We’ve seen it in too many sectors of the economy to possibly mention – both domestically and internationally. The greater the government involvement in an economic sector – the greater the ensuing economic damage. To that sector – and the broader economy.
Every additional upward ratchet of the government regulatory winch (it is rarely wound down) lessens the ability of the sector to grow – then to even exist.
For the Left, these are assaults on the economy to effect an ideological outcome – its total government-ization. They want the government running everything. ObamaCare, anyone?
The Twentieth Century showed us again and again that the results are disastrous. Facts to which the Left remains impervious in the Twenty-First.
The United States federal government has all along totally controlled Veterans Administration (VA) health care. How’s that worked?
Scandal, controversy and veterans care in the United States have gone hand-in-hand for virtually as long as there’s been a republic.
How did the government mandating home loans be made to bad risks work out?
The strongest link between CRA lending and defaults took place in the runup to the (global economic) crisis – 2004 to 2006 – when banks rapidly sold CRA mortgages for securitization by Fannie Mae and Freddie Mac and Wall Street.
And then there’s farm policy. With which our government meddles to an annoying degree.
And with which many governments around the world meddle even more.
Perhaps the worst farm policy offender – certainly on sugar policy specifically – is Brazil.
Brazil’s gi-normous sugar industry…(direct) subsidies were $2.5 billion (in 2012)….
Has Brazil grown their government-sugar industry with decades worth of these multi-billion dollar subsidies and regulatory mandates? Yes….
Does Brazil cut direct checks to sugar farmers? Yes….
Does Brazil give sugar farmers loans – and then forgive and forget them? Yes….
Does Brazil give sugar preferential treatment in the country’s pension program – essentially giving the farm sector a special break on social security taxes? Yes….
And the Big Government parade continues unabated. Brazil just announced for 2013 $480 million in new sugarcane ethanol tax breaks and $1.9 billion in…ethanol loans….
All of this Leviathan largesse has led to Brazil controlling almost 60% of global sugar trade flows.
This artificial government-subsidized dominance has led to where it always inexorably does – calamity.
Brazil – and the continuing deterioration of its sugar and ethanol industry.
It has been battling rising inflation and increasing costs. The sale of sugar by the country’s debt-ridden mills – which process sugar cane into sugar and biofuels – at below the cost of production to raise cash has weighed on global prices.
“This harvest, the Brazilians will continue to sell at any price and set the world price in the process.” ….
The Brazilian government – distorting the market by taking taxpayer-backed losses to raise coin.
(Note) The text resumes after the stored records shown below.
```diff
@@ -521,7 +522,7 @@
     a.fold_bias = f.up ? a.zero_page : r.bias; a.fold_scale = r.acc_scale; a.fold_cout = r.Cout;
     a.fold_src = a.dst; a.fold_c4 = a.dst_c4; a.fold_g0 = ko.r[0].choff / 4; a.fold_gn = ko.r[0].ch / 4;
     if (form == FOLD_TAIL || form == FOLD_LO) {
-        a.tail_dst = r.dst; a.tail_ctotal = r.dst_ctotal; a.tail_choff = r.dst_choff;
+        a.tail_dst = r.dst; a.tail_ctotal = r.dst_ctotal; a.tail_choff = r.dst_choff; a.tail_grp = r.dst_grp;
         sl.kind = form == FOLD_TAIL ? S_CONV_S4_TAIL : S_CONV_S4_LO;
         bool read_elsewhere = false;
         for (size_t j = 0; j < p->net.ops.size(); ++j)
```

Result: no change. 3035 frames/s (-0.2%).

The (Brazilian) industry suffers from overcapacity, a lack of storage and other logistics (and) mounting debts stemming from losses caused by surging production costs….
Because a government-dominated industry doesn’t adjust well to…well, anything. See: The VA, ObamaCare, Medicare, Medicaid, Social Security, the Post Office, Amtrak,…
The industry saw a sharp rise in new entrants half a decade ago, attracted by the government’s enthusiasm toward biofuels and the promise of greater demand from cane-based ethanol – the biofuel that can either be mixed with petrol or used on its own in cars with flex-fuel engines.
Oh look – artificial inflation of a terrible idea based upon terrible government policy – governments paying to produce non-green non-energy burning food. And it is a terrible idea.
There is an out availaible.
There are signs of rationalisation.
Ahead of the New York event, Oderbrecht, the Brazilian conglomerate, announced that it would close some of its mills until the government changed its fuel policy.
As in get the government out of the business.
Good advice on all things – farm and otherwise, foreign and domestic.